Sekonda used a winged S logo on casebacks and on some dials for a number of years, and I have myself tried to work out the dates for when this logo was used, with limited success. It does seem that this winged S was in use until relatively recently - hence your rather nice Sekonda watch - but I haven't been able to pin down the period of its use or whether it was used only on a particular class or group of watches.


----------



## TKLewis (May 11, 2017)

Hi Tourbillon,
Thanks for this, I was thinking that the 99026 was the serial number and the T94 was the year do you think this is the case?
The watch feels like really good quality bead blasted case and case back, it's like the quality of my Hamilton Khaki.
Cheers.


----------



## Always"watching" (Sep 21, 2013)

What an interesting comparison @TKLewis- the basic style of both the Hamilton and Sekonda has had a long life and still frequents watch company ranges today. The back of your Sekonda may give the clue as to the case material, but if not then I suspect it may be base metal rather than stainless steel. I too have a similar Sekonda military style wrist watch which came with a khaki-coloured fabric strap (see pic below), and another similarly styled Sekonda military style watch with calendar registers. These two watches do not use the winged logo and are from pretty recent years. I am not au fait with the Sekonda watch numbering system, but 1994 is a possible date for your watch - though I would have put your watch at some years later in date. I am often surprised at just how nice, and good value for money, some Sekonda watches are, and I do like your military example - noticing it has 10 ATM water resistance stated on the dial. 

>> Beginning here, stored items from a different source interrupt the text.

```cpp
__device__ __forceinline__ int dpp_up(int v) { return __builtin_amdgcn_update_dpp(v, v, 0x138, 0xf, 0xf, false); }
__device__ __forceinline__ int dpp_dn(int v) { return __builtin_amdgcn_update_dpp(v, v, 0x130, 0xf, 0xf, false); }
__device__ __forceinline__ double lane_up(double x) {
  return __hiloint2double(dpp_up(__double2hiint(x)), dpp_up(__double2loint(x)));
}
__device__ __forceinline__ double lane_dn(double x) {
  return __hiloint2double(dpp_dn(__double2hiint(x)), dpp_dn(__double2loint(x)));
}
__device__ __forceinline__ float lane_up(float x) { return __int_as_float(dpp_up(__float_as_int(x))); }
__device__ __forceinline__ float lane_dn(float x) { return __int_as_float(dpp_dn(__float_as_int(x))); }
__device__ __forceinline__ int dpp_up_z(int v) { return __builtin_amdgcn_update_dpp(0, v, 0x138, 0xf, 0xf, true); }
__device__ __forceinline__ int dpp_dn_z(int v) { return __builtin_amdgcn_update_dpp(0, v, 0x130, 0xf, 0xf, true); }
__device__ __forceinline__ double lane_up_z(double x) {
  return __hiloint2double(dpp_up_z(__double2hiint(x)), dpp_up_z(__double2loint(x)));
}
__device__ __forceinline__ double lane_dn_z(double x) {
  return __hiloint2double(dpp_dn_z(__double2hiint(x)), dpp_dn_z(__double2loint(x)));
}
__device__ __forceinline__ float lane_up_z(float x) { return __int_as_float(dpp_up_z(__float_as_int(x))); }
__device__ __forceinline__ float lane_dn_z(float x) { return __int_as_float(dpp_dn_z(__float_as_int(x))); }

template <typename T> struct DivLimits;
template <> struct DivLimits<double> {
  static constexpr double lo = 1e-289, hi = 1e280, up = 0x1p+256, dn = 0x1p-256, qmin = 0x1p-766 ,
                          denorm_min = 0x1p-1074, half_step = 0x1p-819 ,
                          inf = __builtin_huge_val();
};
template <> struct DivLimits<float> {
  static constexpr float lo = 1e-25f, hi = 1e25f, up = 0x1p+96f, dn = 0x1p-96f, qmin = 0x1p-30f ,
                         denorm_min = 0x1p-149f, half_step = 0x1p-54f, inf = __builtin_huge_valf();
};
template <typename T> __device__ __forceinline__ T dfma(T a, T b, T c);
template <> __device__ __forceinline__ double dfma<double>(double a, double b, double c) { return __builtin_fma(a, b, c); }
template <> __device__ __forceinline__ float dfma<float>(float a, float b, float c) { return __builtin_fmaf(a, b, c); }

template <typename T>
__device__ __forceinline__ T div_scaled(T a, T b, T y, T scale) {
  const T A = a * scale;
  const T Q0 = A * y;
  return dfma<T>(dfma<T>(-b, Q0, A), y, Q0);
}

template <typename T>
__device__ __forceinline__ T div_tiny(T a, T b, T y) {
  using L = DivLimits<T>;
  const T A = a * L::up;
  const T Q = div_scaled<T>(a, b, y, L::up);
  T res = Q * L::dn;
  const T diff = dfma<T>(-res, L::up, Q);
  const T R = dfma<T>(-b, Q, A);
  const bool fix = dabs<T>(diff) == L::half_step && R != (T)0 && ((R > (T)0) == (b > (T)0)) == (diff > (T)0);
  const T adj = res + (diff > (T)0 ? L::denorm_min : -L::denorm_min);
  res = fix ? adj : res;
  return a != (T)0 ? res : a * y;
}

template <typename T, bool SMALL_B = false>
__device__ __forceinline__ T div_by_const(T a, T b, T y ) {
  using L = DivLimits<T>;
  const T q = a * y;
  const T r = dfma<T>(-b, q, a);
  T res = dfma<T>(r, y, q);
  const T aa = dabs<T>(a);
  if (aa < L::lo) {
    res = q;
    if (a != (T)0) res = div_tiny<T>(a, b, y);
  } else if (SMALL_B && aa > L::hi) {
    res = q;
    if (aa < L::inf) res = div_scaled<T>(a, b, y, L::dn) * L::up;
  }
  return res;
}

__device__ __forceinline__ bool tiny_nonzero(float a) {
  constexpr unsigned LO_BITS = __builtin_bit_cast(unsigned, DivLimits<float>::lo);
  return ((__float_as_uint(a) & 0x7fffffffu) - 1u) < (LO_BITS - 1u);
}

struct ColdFlag {
  int* p;
  __device__ __forceinline__ void operator()() const { if (p) *p = 1; }
};
struct ColdFlagLds {
  typedef __attribute__((address_space(3))) int lds_int;
  lds_int* p;
  __device__ __forceinline__ explicit ColdFlagLds(int* q) : p((lds_int*)q) {}
  __device__ __forceinline__ void operator()() const { *p = 1; }
};
template <typename T, int V, bool SMALL_B = false, typename Cold>
__device__ __forceinline__ void div_by_const_v(T (&res)[V], const T (&a)[V], const T (&b)[V], const T (&y)[V], const Cold& cold);
template <typename T, int V, bool SMALL_B = false>
__device__ __forceinline__ void div_by_const_v(T (&res)[V], const T (&a)[V], const T (&b)[V], const T (&y)[V],
                                               int* cold = nullptr ) {
  div_by_const_v<T, V, SMALL_B, ColdFlag>(res, a, b, y, ColdFlag{cold});
}
template <typename T, int V, bool SMALL_B, typename Cold>
__device__ __forceinline__ void div_by_const_v(T (&res)[V], const T (&a)[V], const T (&b)[V], const T (&y)[V], const Cold& cold) {
  bool odd = false;
  if constexpr (sizeof(T) == 4) {
#pragma unroll
    for (int q = 0; q < V; ++q) {
      const T q0 = a[q] * y[q];
      res[q] = dfma<T>(dfma<T>(-b[q], q0, a[q]), y[q], q0);
      odd = odd || tiny_nonzero(a[q]) || (SMALL_B && !(dabs<T>(a[q]) <= DivLimits<T>::hi));
    }
    if (odd) {
#pragma unroll
      for (int q = 0; q < V; ++q) {
        if constexpr (SMALL_B) res[q] = div_by_const<T, true>(a[q], b[q], y[q]);
        else {
          res[q] = dabs<T>(a[q]) < DivLimits<T>::lo ? div_tiny<T>(a[q], b[q], y[q]) : res[q];
          __builtin_amdgcn_sched_barrier(0);
        }
      }
      cold();
    }
  } else {
#pragma unroll
    for (int q = 0; q < V; ++q) {
      const T q0 = a[q] * y[q];
      res[q] = dfma<T>(dfma<T>(-b[q], q0, a[q]), y[q], q0);
      const T aa = dabs<T>(a[q]);
      odd = odd || !(aa >= DivLimits<T>::lo) || (SMALL_B && !(aa <= DivLimits<T>::hi));
    }
    if (odd) {
      bool nonzero = false;
#pragma unroll
      for (int q = 0; q < V; ++q) {
        const T aa = dabs<T>(a[q]);
        nonzero = nonzero || (a[q] != (T)0 && (!(aa >= DivLimits<T>::lo) || (SMALL_B && !(aa <= DivLimits<T>::hi))));
      }
      if (nonzero) {
#pragma unroll
        for (int q = 0; q < V; ++q) {
          if constexpr (SMALL_B) res[q] = div_by_const<T, true>(a[q], b[q], y[q]);
          else {
            res[q] = dabs<T>(a[q]) < DivLimits<T>::lo ? div_tiny<T>(a[q], b[q], y[q]) : res[q];
            __builtin_amdgcn_sched_barrier(0);
          }
        }
        cold();
      }
    }
  }
}
template <typename T>
__device__ __forceinline__ T div_by_const_inrange(T a, T b, T y) {
  const T q0 = a * y;
  return dfma<T>(dfma<T>(-b, q0, a), y, q0);
}

template <int N> struct IC { static constexpr int value = N; };

}
```

### taichi-2d-vof_amd/csrc/kernels/jacobi_pair.h

```cpp
#pragma once
#include "jacobi.h"

namespace vof {

template <typename T, int V>
struct JpRing {
  static constexpr int W = 64 * V, NR = 8;
  T p[NR][W], b[NR][W];
  int hit;
};
template <typename T, int V>
__device__ __forceinline__ void jp_put(T (&row)[64 * V], int lane, const T (&c)[V]) {
  Pack<T, V> k;
#pragma unroll
  for (int q = 0; q < V; ++q) k.v[q] = c[q];
  *reinterpret_cast<Pack<T, V>*>(&row[lane * V]) = k;
}
template <typename T, int V>
__device__ __forceinline__ void jp_get(T (&c)[V], const T (&row)[64 * V], int lane) {
  const Pack<T, V> k = *reinterpret_cast<const Pack<T, V>*>(&row[lane * V]);
#pragma unroll
  for (int q = 0; q < V; ++q) c[q] = k.v[q];
}
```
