AMZ_DEV void st_p7(amz_lf lds, const TileArgs &a, int r, int item)
{
    if (item >= 2 * TSH) return;
    const int sl = item >= TSH, rr = r + sl, b = item - (sl ? TSH : 0);
    if (rr < 2 || rr >= a.rr1 - 2) return;
    amz_lb out = (amz_lb)SROWW(NYQ2, r, 0, sl);
    if (rr < ny_r0(a) || rr >= ny_r1(a)) {
        out[b] = rr >= TS - 4 ? ((amz_lb)(lds + NQA_OFF))[(rr - (TS - 4)) * TSH + b] : 0;
        return;
    }
    amz_lb n0 = (amz_lb)SROWR(NYQ, r, 0, sl), nu1 = (amz_lb)SROWR(NYQ, r, -1, sl), nu2 = (amz_lb)SROWR(NYQ, r, -2, sl);
    amz_lb nd1 = (amz_lb)SROWR(NYQ, r, +1, sl), nd2 = (amz_lb)SROWR(NYQ, r, +2, sl);
    const int bl = b - 1, br = b + 1;
    const int t = (int)nu2[b] + (bl >= 0 ? (int)nu1[bl] : 0) + (int)nu1[b] + (bl >= 0 ? (int)n0[bl] : 0) +
                  (br < TSH ? (int)n0[br] : 0) + (bl >= 0 ? (int)nd1[bl] : 0) + (int)nd1[b] + (int)nd2[b];
    unsigned char val = n0[b];
    if (t > 4) val = 1;
    if (t < 4) val = 0;
    out[b] = val;
}

AMZ_DEV bool nyq_site(amz_lf lds, const TileArgs &a, int r, int c, int *prr)
{
    if (c >= TS) return false;
    const int sl = site_sel(a, r, c), rr = r + sl;
    *prr = rr;
    if (rr < ny_r0(a) || rr >= ny_r1(a) || c < ny_c0(a) + row_par(a, rr) || c >= ny_c1(a)) return false;
    return ((amz_lb)SROWR(NYQ2, r, 0, sl))[c >> 1] != 0;
}

struct P8Acc { float sumcfa, sumh, sumv, sumsqh, sumsqv, areawt; };
template <int A0, int A1>
AMZ_DEV void p8_accumulate(amz_lf lds, const TileArgs &a, int r, int sl, int cc, P8Acc &s)
{
    const int idx0 = (cc - 6) >> 1;
#pragma unroll
    for (int ai = A0; ai <= A1; ai += 2) {
        amz_lb nq = (amz_lb)SROWR(NYQ2, r, ai, sl);
        amz_lf cr = SROWR(CFA, r, ai, sl), cu = SROWR(CFA, r, ai - 1, sl), cd = SROWR(CFA, r, ai + 1, sl);
#pragma unroll
        for (int bj = 0; bj < 7; ++bj) {
            const bool f = nq[idx0 + bj] != 0;
            const int col = cc - 6 + 2 * bj;
            const float ct = cr[col], cl = cr[col - 1], cq = cr[col + 1], cn = cu[col], cs = cd[col];
            const float t1 = f ? ct : 0.f;
            const float t2 = f ? (cl + cq) : 0.f;
            const float t3 = f ? (cn + cs) : 0.f;
            const float t4 = f ? (sqr(ct - cl) + sqr(ct - cq)) : 0.f;
            const float t5 = f ? (sqr(ct - cn) + sqr(ct - cs)) : 0.f;
            s.sumcfa += t1;
            s.sumh += t2;
            s.sumv += t3;
            s.sumsqh += t4;
            s.sumsqv += t5;
            s.areawt += f ? 1.f : 0.f;
        }
    }
}
AMZ_DEV void p8_finish(amz_lf lds, const TileArgs &a, int r, int sl, int cc, const P8Acc &s, int *bb)
{
    const int rr = r + sl;
    const float sumh = s.sumcfa - xdiv2f(s.sumh);
    const float sumv = s.sumcfa - xdiv2f(s.sumv);
    const float areawt = xdiv2f(s.areawt);
    const float hcdvar = epssq + fabsf(areawt * s.sumsqh - sumh * sumh);
    const float vcdvar = epssq + fabsf(areawt * s.sumsqv - sumv * sumv);
    SROWR(HVWT, r, 0, sl)[cc >> 1] = hcdvar / (vcdvar + hcdvar);
    bb_add(bb, rr, cc);
}
struct P8Regs { P8Acc acc; int sl, cc; };
AMZ_DEV void p8_wave_a(amz_lf lds, const TileArgs &a, int t, int r, int lane, P8Regs &pr)
{
    amz_li red = (amz_li)(lds + RED_OFF);
    amz_ls list = (amz_ls)(lds + LIST_OFF + (t & 1) * LIST_INTS);
    const int n = red[16 + (t & 1)];
    pr.cc = -1;
    if (lane < n) {
        const int e = list[lane];
        pr.sl = (e >> 8) - r; pr.cc = e & 255;
        pr.acc = P8Acc{0.f, 0.f, 0.f, 0.f, 0.f, 0.f};
        p8_accumulate<-6, 0>(lds, a, r, pr.sl, pr.cc, pr.acc);
    }
}
AMZ_DEV void p8_wave_b(amz_lf lds, const TileArgs &a, int t, int r, int lane, P8Regs &pr, int *bb)
{
    amz_li red = (amz_li)(lds + RED_OFF);
    amz_ls list = (amz_ls)(lds + LIST_OFF + (t & 1) * LIST_INTS);
    const int n = red[16 + (t & 1)];
    if (pr.cc >= 0) {
        p8_accumulate<2, 6>(lds, a, r, pr.sl, pr.cc, pr.acc);
        p8_finish(lds, a, r, pr.sl, pr.cc, pr.acc, bb);
    }
    for (int q = 64 + lane; q < n; q += 64) {
        const int e = list[q];
        const int sl = (e >> 8) - r, cc = e & 255;
        P8Acc acc{0.f, 0.f, 0.f, 0.f, 0.f, 0.f};
        p8_accumulate<-6, 0>(lds, a, r, sl, cc, acc);
        p8_accumulate<2, 6>(lds, a, r, sl, cc, acc);
        p8_finish(lds, a, r, sl, cc, acc, bb);
    }
}
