diff --git a/audiogpt_amd/csrc/api.cpp b/audiogpt_amd/csrc/api.cpp
--- a/audiogpt_amd/csrc/api.cpp
+++ b/audiogpt_amd/csrc/api.cpp
@@ -681,6 +681,21 @@
         const int C = heads * dh;
         maa::run_sized(c, [&] {
             maa::attention_into(c, d_q, C, dh, d_k, C, dh, d_v, C, dh, B, heads, dh, Nq, Nk, alpha, d_y, C);
+        });
+        MAA_HIP(hipStreamSynchronize(c.stream));
+    });
+}
+
+int maa_op_attention_ex(maa_ctx* ctx, const float* d_q, const float* d_k, const float* d_v, int B, int heads, int dh,
+                        int Nq, int Nk, float alpha, int out_split, int causal, float* d_y) {
+    return guarded([&] {
+        bind(ctx);
+        MAA_CHECK(d_q && d_k && d_v && d_y, "bad op_attention arguments");
+        maa::Ctx& c = ctx->c;
+        const int C = heads * dh;
+        maa::run_sized(c, [&] {
+            maa::attention_into(c, d_q, C, dh, d_k, C, dh, d_v, C, dh, B, heads, dh, Nq, Nk, alpha, d_y, C, out_split ? 1 : 0,
+                                causal ? 1 : 0);
         });
         MAA_HIP(hipStreamSynchronize(c.stream));
     });
diff --git a/audiogpt_amd/csrc/flash_attn.hip b/audiogpt_amd/csrc/flash_attn.hip
--- a/audiogpt_amd/csrc/flash_attn.hip
+++ b/audiogpt_amd/csrc/flash_attn.hip
@@ -5,6 +5,7 @@
 namespace maa {
 
 typedef float f32x16 __attribute__((ext_vector_type(16)));
+typedef float f32x4 __attribute__((ext_vector_type(4)));
 typedef __bf16 bf16x8 __attribute__((ext_vector_type(8)));
 typedef __bf16 bf16x2 __attribute__((ext_vector_type(2)));
 typedef float f32x2 __attribute__((ext_vector_type(2)));
@@ -43,23 +44,40 @@
     unsigned w[4];
 };
 __device__ __forceinline__ bf16x8 as_bf16x8(const Frag& f) { return __builtin_bit_cast(bf16x8, f); }
+__device__ __forceinline__ float pairmax(float x) {
+    const auto r = __builtin_amdgcn_permlane32_swap(__float_as_uint(x), __float_as_uint(x), false, false);
+    return fmaxf(__uint_as_float(r[0]), __uint_as_float(r[1]));
+}
+__device__ __forceinline__ float pairsum(float x) {
+    const auto r = __builtin_amdgcn_permlane32_swap(__float_as_uint(x), __float_as_uint(x), false, false);
+    return __uint_as_float(r[0]) + __uint_as_float(r[1]);
+}
+__device__ __forceinline__ void qblocks(float x, float& x0, float& x1) {
+    const auto r = __builtin_amdgcn_permlane16_swap(__float_as_uint(x), __float_as_uint(x), false, false);
+    x0 = __uint_as_float(r[0]);
+    x1 = __uint_as_float(r[1]);
+}
 
 template <int DH, int TERMS>
 __global__ __launch_bounds__(NT, 1) void flash_attn_kernel(const FlashArgs a) {
     constexpr int DK = (DH + 15) / 16 * 16;
-    constexpr int DM = (DH + 31) / 32 * 32;
-    constexpr int KS = DK / 16, MB = DM / 32;
+    constexpr int KS = DK / 16;
+    constexpr int DB = (DH + 15) / 16;
+    constexpr int DM = DB * 16;
     constexpr int PL = TERMS == 1 ? 1 : 2;
     constexpr int LDKK = DK + 8;
-    constexpr int LDV = KT + 4;
+    constexpr int LDV = KT + 8;
     constexpr int K_PLANE = KT * LDKK, V_PLANE = DM * LDV;
-    constexpr int BUF = PL * (K_PLANE + V_PLANE);
+    constexpr int KBUF = PL * K_PLANE, VBUF = PL * V_PLANE;
     constexpr int C4 = DH / 4;
     static_assert(DH % 8 == 0, "head dim");
     extern __shared__ __attribute__((aligned(16))) unsigned short smem[];
+    unsigned short* const kbufs = smem;
+    unsigned short* const vbufs = smem + 2 * KBUF;
 
     const int tid = threadIdx.x, lane = tid & 63, wid = tid >> 6;
     const int lq = lane & 31, lh = lane >> 5;
+    const int l16 = lane & 15, lg = lane >> 4;
     const int w = xcd_contiguous((int)blockIdx.x, (int)gridDim.x, a.xcd_on);
     const int bh = w / a.qtiles, b = bh / a.heads, h = bh - b * a.heads;
     const int q0 = (w - bh * a.qtiles) * 128 + wid * 32;
@@ -69,7 +87,7 @@
     const float* vp = a.v + b * a.v_bs + h * a.hsv;
     const float4* zero4 = reinterpret_cast<const float4*>(a.zeros);
 
-    for (int i = tid; i < 2 * BUF / 2; i += NT) reinterpret_cast<unsigned*>(smem)[i] = 0u;
+    for (int i = tid; i < (2 * KBUF + 2 * VBUF) / 2; i += NT) reinterpret_cast<unsigned*>(smem)[i] = 0u;
 
     Frag qh[KS], ql[KS];
     {
@@ -110,7 +128,7 @@
     float4 rk[NLK];
     float2 rv[NLV][4];
     const float2* zero2 = reinterpret_cast<const float2*>(a.zeros);
-    auto load_tile = [&](int kt) {
+    auto load_k = [&](int kt) {
 #pragma unroll
         for (int j = 0; j < NLK; ++j) {
             const int idx = tid + NT * j;
@@ -119,6 +137,8 @@
             const bool ok = idx < NK && kg < a.Nk;
             rk[j] = *(ok ? reinterpret_cast<const float4*>(kp + (long long)kg * a.ldk + c4 * 4) : zero4);
         }
+    };
+    auto load_v = [&](int kt) {
 #pragma unroll
         for (int j = 0; j < NLV; ++j) {
             const int idx = (NT - 1 - tid) + NT * j;
@@ -131,9 +151,8 @@
             }
         }
     };
-    auto store_tile = [&](int buf) {
-        unsigned short* base = smem + buf * BUF;
-        unsigned short* vt = base + PL * K_PLANE;
+    auto store_k = [&](int buf) {
+        unsigned short* base = kbufs + buf * KBUF;
 #pragma unroll
         for (int j = 0; j < NLK; ++j) {
             const int idx = tid + NT * j;
@@ -151,11 +170,15 @@
                 *reinterpret_cast<uint2*>(base + key * LDKK + c4 * 4) = hi;
             }
         }
+    };
+    auto store_v = [&](int buf) {
+        unsigned short* vt = vbufs + buf * VBUF;
 #pragma unroll
         for (int j = 0; j < NLV; ++j) {
             const int idx = (NT - 1 - tid) + NT * j;
             if (idx < NV) {
                 const int kb = idx / C2, c2 = idx - kb * C2;
+                const int col = 4 * ((kb >> 1) + 4 * (kb & 1));
                 auto put = [&](int d, float v0, float v1, float v2, float v3) {
                     uint2 hi, lo;
                     if constexpr (TERMS == 1) {
@@ -164,9 +187,9 @@
                     } else {
                         split2(v0, v1, hi.x, lo.x);
                         split2(v2, v3, hi.y, lo.y);
-                        *reinterpret_cast<uint2*>(vt + V_PLANE + d * LDV + kb * 4) = lo;
+                        *reinterpret_cast<uint2*>(vt + V_PLANE + d * LDV + col) = lo;
                     }
-                    *reinterpret_cast<uint2*>(vt + d * LDV + kb * 4) = hi;
+                    *reinterpret_cast<uint2*>(vt + d * LDV + col) = hi;
                 };
                 put(2 * c2, rv[j][0].x, rv[j][1].x, rv[j][2].x, rv[j][3].x);
                 put(2 * c2 + 1, rv[j][0].y, rv[j][1].y, rv[j][2].y, rv[j][3].y);
@@ -174,154 +197,165 @@
         }
     };
 
-    f32x16 oacc[MB];
-#pragma unroll
-    for (int mb = 0; mb < MB; ++mb)
-#pragma unroll
-        for (int r = 0; r < 16; ++r) oacc[mb][r] = 0.f;
+    auto qk = [&](const unsigned short* base) {
+        f32x16 s;
+#pragma unroll
+        for (int r = 0; r < 16; ++r) s[r] = 0.f;
+#pragma unroll
+        for (int ks = 0; ks < KS; ++ks) {
+            const bf16x8 kh = *reinterpret_cast<const bf16x8*>(base + lq * LDKK + ks * 16 + lh * 8);
+            if constexpr (TERMS == 3) {
+                const bf16x8 kl = *reinterpret_cast<const bf16x8*>(base + K_PLANE + lq * LDKK + ks * 16 + lh * 8);
+                s = __builtin_amdgcn_mfma_f32_32x32x16_bf16(kl, as_bf16x8(qh[ks]), s, 0, 0, 0);
+                s = __builtin_amdgcn_mfma_f32_32x32x16_bf16(kh, as_bf16x8(ql[ks]), s, 0, 0, 0);
+            }
+            s = __builtin_amdgcn_mfma_f32_32x32x16_bf16(kh, as_bf16x8(qh[ks]), s, 0, 0, 0);
+        }
+        return s;
+    };
+
+    f32x4 o0[DB], o1[DB];
+#pragma unroll
+    for (int db = 0; db < DB; ++db)
+#pragma unroll
+        for (int i = 0; i < 4; ++i) {
+            o0[db][i] = 0.f;
+            o1[db][i] = 0.f;
+        }
     float m_run = -INFINITY, l_run = 0.f;
 
     const int ntiles = (a.Nk + KT - 1) / KT;
-    load_tile(0);
+    load_k(0);
+    load_v(0);
     __syncthreads();
-    store_tile(0);
+    store_k(0);
+    store_v(0);
+    load_k(1);
     __syncthreads();
+    f32x16 s_cur = {};
+    if (wave_live) s_cur = qk(kbufs);
+    store_k(1);
+    __syncthreads();
 
     for (int kt = 0; kt < ntiles; ++kt) {
-        const int buf = kt & 1;
-        load_tile(kt + 1);
-        const unsigned short* base = smem + buf * BUF;
-        const unsigned short* vt = base + PL * K_PLANE;
+        load_k(kt + 2);
+        load_v(kt + 1);
 
         if (wave_live) {
-            f32x16 sacc;
-    #pragma unroll
-            for (int r = 0; r < 16; ++r) sacc[r] = 0.f;
-    #pragma unroll
-            for (int ks = 0; ks < KS; ++ks) {
-                const bf16x8 kh = *reinterpret_cast<const bf16x8*>(base + lq * LDKK + ks * 16 + lh * 8);
-                if constexpr (TERMS == 3) {
-                    const bf16x8 kl = *reinterpret_cast<const bf16x8*>(base + K_PLANE + lq * LDKK + ks * 16 + lh * 8);
-                    sacc = __builtin_amdgcn_mfma_f32_32x32x16_bf16(kl, as_bf16x8(qh[ks]), sacc, 0, 0, 0);
-                    sacc = __builtin_amdgcn_mfma_f32_32x32x16_bf16(kh, as_bf16x8(ql[ks]), sacc, 0, 0, 0);
-                }
-                sacc = __builtin_amdgcn_mfma_f32_32x32x16_bf16(kh, as_bf16x8(qh[ks]), sacc, 0, 0, 0);
-            }
-
             float p[16];
-            float mt = -INFINITY;
             if (!a.causal && (kt + 1) * KT <= a.Nk) {
-    #pragma unroll
-                for (int r = 0; r < 16; ++r) {
-                    p[r] = sacc[r];
-                    mt = fmaxf(mt, p[r]);
-                }
+#pragma unroll
+                for (int r = 0; r < 16; ++r) p[r] = s_cur[r];
             } else {
-    #pragma unroll
+#pragma unroll
                 for (int r = 0; r < 16; ++r) {
                     const int key = kt * KT + (r & 3) + 8 * (r >> 2) + 4 * lh;
-                    p[r] = (key < a.Nk && (!a.causal || key <= q0 + lq)) ? sacc[r] : -INFINITY;
-                    mt = fmaxf(mt, p[r]);
+                    p[r] = (key < a.Nk && (!a.causal || key <= q0 + lq)) ? s_cur[r] : -INFINITY;
                 }
             }
-            mt = fmaxf(mt, __shfl_xor(mt, 32, 64));
-            const float m_new = fmaxf(m_run, mt);
-            float alpha, ls = 0.f;
-            alpha = __builtin_amdgcn_exp2f(m_run - m_new);
-    #pragma unroll
+            const f32x16 s_next = qk(kbufs + ((kt + 1) & 1) * KBUF);
+
+            float mt = p[0];
+#pragma unroll
+            for (int r = 1; r < 16; ++r) mt = fmaxf(mt, p[r]);
+            const float m_new = fmaxf(m_run, pairmax(mt));
+            const float alpha = __builtin_amdgcn_exp2f(m_run - m_new);
+            float ls = 0.f;
+#pragma unroll
             for (int r = 0; r < 16; ++r) {
                 p[r] = __builtin_amdgcn_exp2f(p[r] - m_new);
                 ls += p[r];
             }
-            ls += __shfl_xor(ls, 32, 64);
-            l_run = l_run * alpha + ls;
-            const bool moved = m_new != m_run;
+            l_run = l_run * alpha + pairsum(ls);
             m_run = m_new;
-            if (__any(moved)) {
-    #pragma unroll
-                for (int mb = 0; mb < MB; ++mb)
-    #pragma unroll
-                    for (int r = 0; r < 16; ++r) oacc[mb][r] *= alpha;
-            }
-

This is the military style Sekonda model I have with khaki strap in my collection, with coated alloy case and fabric strap. It is still just about available new for about £40 (pic from houseofwatches.co.uk)










This version by Sekonda is still available and has a 43mm alloy case. It can be bought in a cream dial colourway or black and from Amazon UK costs £31 for the cream colourway and £33 for the black (pic from images-na.ssl-images-amazon.com):


----------



## TKLewis (May 11, 2017)

Hi Tourbilloin,
Great information thank you, I like those two too.
For the money they're great value.
I've included and image of the rear case and another Sekonda that I have that also looks military too.
Thanks again.


----------



## Always"watching" (Sep 21, 2013)

My dear @TKLewis, I had to smile because you made a mistake that I believe I once made - confusing the user name for the posting status of the member. My user name is actually "Always"watching. :laugh:

I add extra congratulations on your Sekonda military watch with the winged S now that you have shown me the back. Sekonda models with 10 ATM water resistance like yours do tend to have screw-down backs and steel cases, and are a cut above the more usual run of watches from the company. Very nice. I also like your military style Sekonda chronograph - good to have the tenth of a second register rather than just a one second measurement. I presume that the chronograph has an alloy case and a flip-off case back. :biggrin:


----------



## TKLewis (May 11, 2017)

Hi Aways"watching"
Apologies for that, LOL so pleased you mentioned that as things could get very confusing.  
Yes the Chronograph has the flip-off case back, not too sure what the case is made of but some of the chrome has worn off in places.

https://photos.app.goo.gl/38nEqMYCyHnzeoPv6

https://photos.app.goo.gl/Nkik8ZGkmWAhALYE6


----------